→ **Activity**: Look for the word "struct" in the entries and copy every line where it shows up.

→ **Stored data**:
===
template <typename T, int MATH, bool WINO = false>
__global__ __launch_bounds__((WINO ? WINO_NW : MEGA_NW) * 64) void unet_mega_kernel(MegaArgs m) {
    extern __shared__ __attribute__((aligned(16))) uint8_t smem[];
    __shared__ unsigned s_place[2];
    if (threadIdx.x == 0) {
        const unsigned xcc = (unsigned)(__builtin_amdgcn_s_getreg((4 - 1) << 11 | 0 << 6 | 20) & 7);
        s_place[0] = xcc;
        s_place[1] = __hip_atomic_fetch_add(m.sync + xcc * 32, 1u, __ATOMIC_RELAXED, __HIP_MEMORY_SCOPE_WORKGROUP);
    }
    __syncthreads();
    const int xcd = (int)s_place[0], ticket = (int)s_place[1];
    const int nq = (int)gridDim.x >> 3, slot = ticket / MEGA_GROUP, q = slot * 8 + xcd, nimg = m.layer[0].nimg;
    if (slot >= nq >> 3) return;
    const int img0 = (q * nimg + nq - 1) / nq, per = ((q + 1) * nimg + nq - 1) / nq - img0;
    if (per == 0) return;
    const int block = ticket - slot * MEGA_GROUP, nblocks = MEGA_GROUP;
    unsigned* counter = m.sync + (8 + q) * 32;
    unsigned epoch = 0;
    auto is_wino = [&](auto kind_tag, int l) { return WINO && decltype(kind_tag)::value == CONV3 && (m.wino_mask >> l & 1u); };
#define X(l, KIND, C0, C1, COUT, H, W, NB, POOL, NB16)                                                                     \
    if (l < m.nlayers) {                                                                                                   \
        const ConvArgs a = conv_image_range<T, KIND, C0, C1, COUT, H, W>(m.layer[l], img0, per);                           \
        bool direct = true;                                                                                                \
        if constexpr (WINO && KIND == CONV3) {                                                                             \
            if (is_wino(std::integral_constant<int, KIND>{}, l)) {                                                         \
                direct = false;                                                                                            \
                _Pragma("unroll") for (int k = 0; k < wino_kpass(C0 + C1); ++k) {                                          \
                    if (l == 0 || k > 0) wino_fill<C0, C1, COUT>(a, smem, block, nblocks, k);                              \
                    wino_run<C0, C1, COUT, H, W, POOL, true>(a, smem, block, nblocks, k);                                  \
                    __builtin_amdgcn_s_waitcnt(0x0F70);                                                                    \
                    __syncthreads();                                                                                       \
                }                                                                                                          \
            }                                                                                                              \
        }                                                                                                                  \
        if constexpr (WINO && KIND == UPCONV) {                                                                            \
            if (m.wino_mask >> l & 1u) {                                                                                   \
                direct = false;                                                                                            \
                up_run<C0, COUT, H, W>(a, smem, block, nblocks);                                                           \
                __builtin_amdgcn_s_waitcnt(0x0F70);                                                                        \
                __syncthreads();                                                                                           \
            }                                                                                                              \
        }                                                                                                                  \
        if (direct) {                                                                                                      \
        if (l == 0) conv16_fill<T, KIND, C0, C1, COUT, (sizeof(T) == 2 ? NB16 : NB), MATH>(a, smem, block, nblocks);                \
        conv16_run<T, KIND, C0, C1, COUT, H, W, (sizeof(T) == 2 ? NB16 : NB), POOL, KIND == CONV3, MATH, (WINO ? WINO_NW : CONV_NW)>(a, smem, block, nblocks); \
        __builtin_amdgcn_s_waitcnt(0x0F70);                          \
        __syncthreads();                                      \
        }                                                                                                                  \
    }
#define NEXT(l, KIND, C0, C1, COUT, H, W, NB, POOL, NB16)                                                                  \
    if (l < m.nlayers) {                                                                                                   \
        bool direct = true;                                                                                                \
        if constexpr (WINO && KIND == CONV3) {                                                                             \
            if (is_wino(std::integral_constant<int, KIND>{}, l)) { direct = false; wino_fill<C0, C1, COUT>(m.layer[l], smem, block, nblocks, 0); } \
        }                                                                                                                  \
        if constexpr (WINO && KIND == UPCONV) {                                                                            \
            if (m.wino_mask >> l & 1u) { direct = false; up_fill<C0, COUT>(m.layer[l], smem, block, nblocks); }            \
        }                                                                                                                  \
        if (direct) conv16_fill<T, KIND, C0, C1, COUT, (sizeof(T) == 2 ? NB16 : NB), MATH>(m.layer[l], smem, block, nblocks);       \
        xcd_barrier(counter, ++epoch * (unsigned)nblocks, l, img0 == 0 ? block : -1);                                                                 \
    }
    X(0, CONV3, 32, 0, 32, 40, 40, 2, false, 2)
    NEXT(1, CONV3, 32, 0, 32, 40, 40, 2, true, 2)
    X(1, CONV3, 32, 0, 32, 40, 40, 2, true, 2)
    NEXT(2, CONV3, 32, 0, 64, 20, 20, 1, false, 4)
    X(2, CONV3, 32, 0, 64, 20, 20, 1, false, 4)
    NEXT(3, CONV3, 64, 0, 64, 20, 20, 1, true, 4)
    X(3, CONV3, 64, 0, 64, 20, 20, 1, true, 4)
    NEXT(4, CONV3, 64, 0, 128, 10, 10, 1, false, 4)
    X(4, CONV3, 64, 0, 128, 10, 10, 1, false, 4)
    NEXT(5, CONV3, 128, 0, 128, 10, 10, 1, false, 2)
    X(5, CONV3, 128, 0, 128, 10, 10, 1, false, 2)
    NEXT(6, UPCONV, 128, 0, 64, 10, 10, 2, false, 2)
    X(6, UPCONV, 128, 0, 64, 10, 10, 2, false, 2)
    NEXT(7, CONV3, 64, 64, 64, 20, 20, 1, false, 2)
    X(7, CONV3, 64, 64, 64, 20, 20, 1, false, 2)
    NEXT(8, CONV3, 64, 0, 64, 20, 20, 1, false, 4)
    X(8, CONV3, 64, 0, 64, 20, 20, 1, false, 4)
    NEXT(9, UPCONV, 64, 0, 32, 20, 20, 2, false, 2)
    X(9, UPCONV, 64, 0, 32, 20, 20, 2, false, 2)
    NEXT(10, CONV3, 32, 32, 32, 40, 40, 2, false, 2)
    X(10, CONV3, 32, 32, 32, 40, 40, 2, false, 2)
    NEXT(11, CONV3, 32, 0, 32, 40, 40, 2, false, 2)
    X(11, CONV3, 32, 0, 32, 40, 40, 2, false, 2)
    NEXT(12, CONV1, 32, 0, 32, 40, 40, 2, false, 2)
    X(12, CONV1, 32, 0, 32, 40, 40, 2, false, 2)
#undef NEXT
#undef X
}
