namespace {
struct alignas(16) Slot {
    unsigned long long key;
    uint32_t ncount;
    uint32_t first;
};
static_assert(sizeof(Slot) == 16, "one slot = one dwordx4");
constexpr uint32_t kNoFirst = 0xFFFFFFFFu;
constexpr uint64_t kMaxIndex = 0xFFFFFFFEull;
constexpr unsigned long long kOvfTable = 1ull, kOvfExtract = 2ull, kOvfField = 4ull, kOvfIndex = 8ull;
constexpr int kThreads = 256;
constexpr uint32_t kMaxParts = 64;
constexpr uint32_t kExtractBlocks = 4096;
constexpr uint32_t kExtractT = 64;
constexpr uint32_t kSliceLogMax = 11;
constexpr uint32_t kMwSliceLog = 11;
constexpr uint32_t kPartBlocks = 1024;
constexpr uint32_t kMaxRegions = 32768;
}

// ... 1156 lines not shown
        const bool heavy_tile = any_heavy != 0;
#pragma unroll
        for (int j = 0; j < (int)(kTile / T); ++j) {
            const uint32_t e = j * T + threadIdx.x;
            if (e < cnt) {
                const uint32_t sp = lstart[lb[j]] + rank[j];
                skey[sp] = key[j];
                sidx[sp] = idx[j];
            }
        }
        if (heavy_tile)
            for (uint32_t i = threadIdx.x; i < kTile; i += T) ht[i] = 0;
        __syncthreads();
        if (heavy_tile) {
            for (uint32_t i0 = 0; i0 < cnt; i0 += T) {
                const uint32_t i = i0 + threadIdx.x;
                const uint64_t k = i < cnt ? skey[i] : 0ull;
                const uint32_t x = i < cnt ? sidx[i] : kWeighted;
                const bool act = i < cnt && lcount[region_of_h(t, k) - r0] > heavy_at && !(x & kWeighted);
                if (!act) continue;
                uint32_t h = dedup_home(k, kHtLog);
                for (;;) {
                    uint32_t e = ht[h];
                    if (e == 0) {
                        e = atomicCAS(&ht[h], 0u, (i + 1) | (1u << 16));
                        if (e == 0) break;
                    }
                    const uint32_t j = (e & 0xFFFFu) - 1;
                    if (skey[j] == k) {
                        atomicAdd(&ht[h], 1u << 16);
                        atomicMin(&sidx[j], x);
                        sidx[i] = kDead;
                        break;
                    }
                    h = (h + 1) & (kTile - 1);
                }
            }
            __syncthreads();
            for (uint32_t i = threadIdx.x; i < cnt; i += T) {
                const uint32_t b = region_of_h(t, skey[i]) - r0;
                if (lcount[b] > heavy_at && sidx[i] != kDead) atomicAdd(&hcnt[b], 1u);
            }
            for (uint32_t i = threadIdx.x; i < nb; i += T)
                if (lcount[i] > heavy_at) lstart[i] = 0;
            __syncthreads();
        }
#pragma unroll
        for (int j = 0; j < (int)(kTile / T); ++j) asm volatile("" ::"v"(nkey[j]), "v"(nidx[j]));
        for (uint32_t i = threadIdx.x; i < cnt; i += T) {
            const uint64_t k = skey[i];
            const uint32_t x = sidx[i];
            if (x == kDead) continue;
            const uint32_t b = region_of_h(t, k) - r0;
            uint32_t local, c = 1;
            if (heavy_tile && lcount[b] > heavy_at) {
                local = atomicAdd(&lstart[b], 1u);
                if (!(x & kWeighted)) {
                    uint32_t h = dedup_home(k, kHtLog);
                    while ((ht[h] & 0xFFFFu) != i + 1) h = (h + 1) & (kTile - 1);
                    c = ht[h] >> 16;
                }
            } else {
                local = i - lstart[b];
            }
            uint32_t xi = x;
            if (x & kWeighted) {
                const uint32_t p = x & ~kWeighted;
                xi = srec[p].idx;
                c = src_cnt[p];
            } else if (c > 1) {
                xi = x | kWeighted;
            }
            const uint32_t gpos = cursor[b] + local;
            if (w.slab && gpos >= sbase + (b + 1) * ssize) {
                const uint64_t sp = atomicAdd(w.spill_ctr, 1u);
                const uint64_t key = k * kSlotInv;
                if (sp < w.spill_cap)
                    w.spill[sp] = make_uint4((uint32_t)key, (uint32_t)(key >> 32), c, xi & ~kWeighted);
                else
                    atomicOr(t.overflow, kOvfTable);
                continue;
            }
            if (c > 1) w.bcnt[gpos] = c;
            Rec12 r;
            r.klo = (uint32_t)k;
            r.khi = (uint32_t)(k >> 32);
            r.idx = xi;
            ((Rec12*)w.keys)[gpos] = r;
        }
        __syncthreads();
        for (uint32_t i = threadIdx.x; i < nb; i += T)
            cursor[i] += (heavy_tile && lcount[i] > heavy_at) ? hcnt[i] : lcount[i];
        __syncthreads();
    }
    for (uint32_t i = threadIdx.x; i < nb; i += T)
        w.seg_end[(uint64_t)fb * nb + i] = w.slab ? min(cursor[i], sbase + (i + 1) * ssize) : cursor[i];
}
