@@ -790,19 +822,26 @@
 #pragma unroll
   for (int i = 0; i < HIST_BINS / 1024; ++i) {
     const int b = i * 1024 + threadIdx.x;
-    n[i] = COHERENT ? __hip_atomic_load(hist + b, __ATOMIC_RELAXED, __HIP_MEMORY_SCOPE_AGENT) : hist[b];
+    n[i] = hist[b];
   }
 #pragma unroll
   for (int i = 0; i < HIST_BINS / 1024; ++i) {
     const int b = i * 1024 + threadIdx.x;
     if (n[i]) {
-      if (COHERENT) __hip_atomic_store(hist + b, 0, __ATOMIC_RELAXED, __HIP_MEMORY_SCOPE_AGENT); else hist[b] = 0;
+      hist[b] = 0;
       any = true;
     }
   }
   if (C <= num) {
     if (threadIdx.x == 0) { cnt->c = 1.0; cnt->all_one = 1; cnt->iters = 0; }
     return;
+  }
+  if (ADD_MISSING) {
+    int seen = 0;
+#pragma unroll
+    for (int i = 0; i < HIST_BINS / 1024; ++i) seen += n[i];
+    const int missing = C - (int)block_sum_f64((double)seen, shd);
+    if (threadIdx.x == 0 && missing > 0) { n[0] += missing; any = true; }
   }
   double c = 1.0;
   int it = 0;
@@ -828,9 +867,11 @@
 }
 
 __global__ void __launch_bounds__(1024) k_poisson_scale(int* hist, LayerCounts* cnt, int num, double eps, int* rng_ctl,
-                                                        int* layer_off, int is_last, int rng_cap_total, int* __restrict__ sel_state) {
+                                                        int* layer_off, int is_last, int rng_cap_total, int* __restrict__ sel_state,
+                                                        int add_missing) {
   __shared__ double shd[16];
-  poisson_scale_body<false>(hist, cnt, cnt->C, num, eps, rng_ctl, layer_off, is_last, rng_cap_total, sel_state, shd);
+  if (add_missing) poisson_scale_body<true>(hist, cnt, cnt->C, num, eps, rng_ctl, layer_off, is_last, rng_cap_total, sel_state, shd);
+  else poisson_scale_body<false>(hist, cnt, cnt->C, num, eps, rng_ctl, layer_off, is_last, rng_cap_total, sel_state, shd);
 }
 
 struct FusedScale { int* ticket; int num; double eps; int* rng_ctl; int* layer_off; int is_last; int rng_cap_total; int* sel_state; };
===
→ **Answer to this task**:
struct alignas(16) Slot {
 struct FusedScale { int* ticket; int num; double eps; int* rng_ctl; int* layer_off; int is_last; int rng_cap_total; int* sel_state; };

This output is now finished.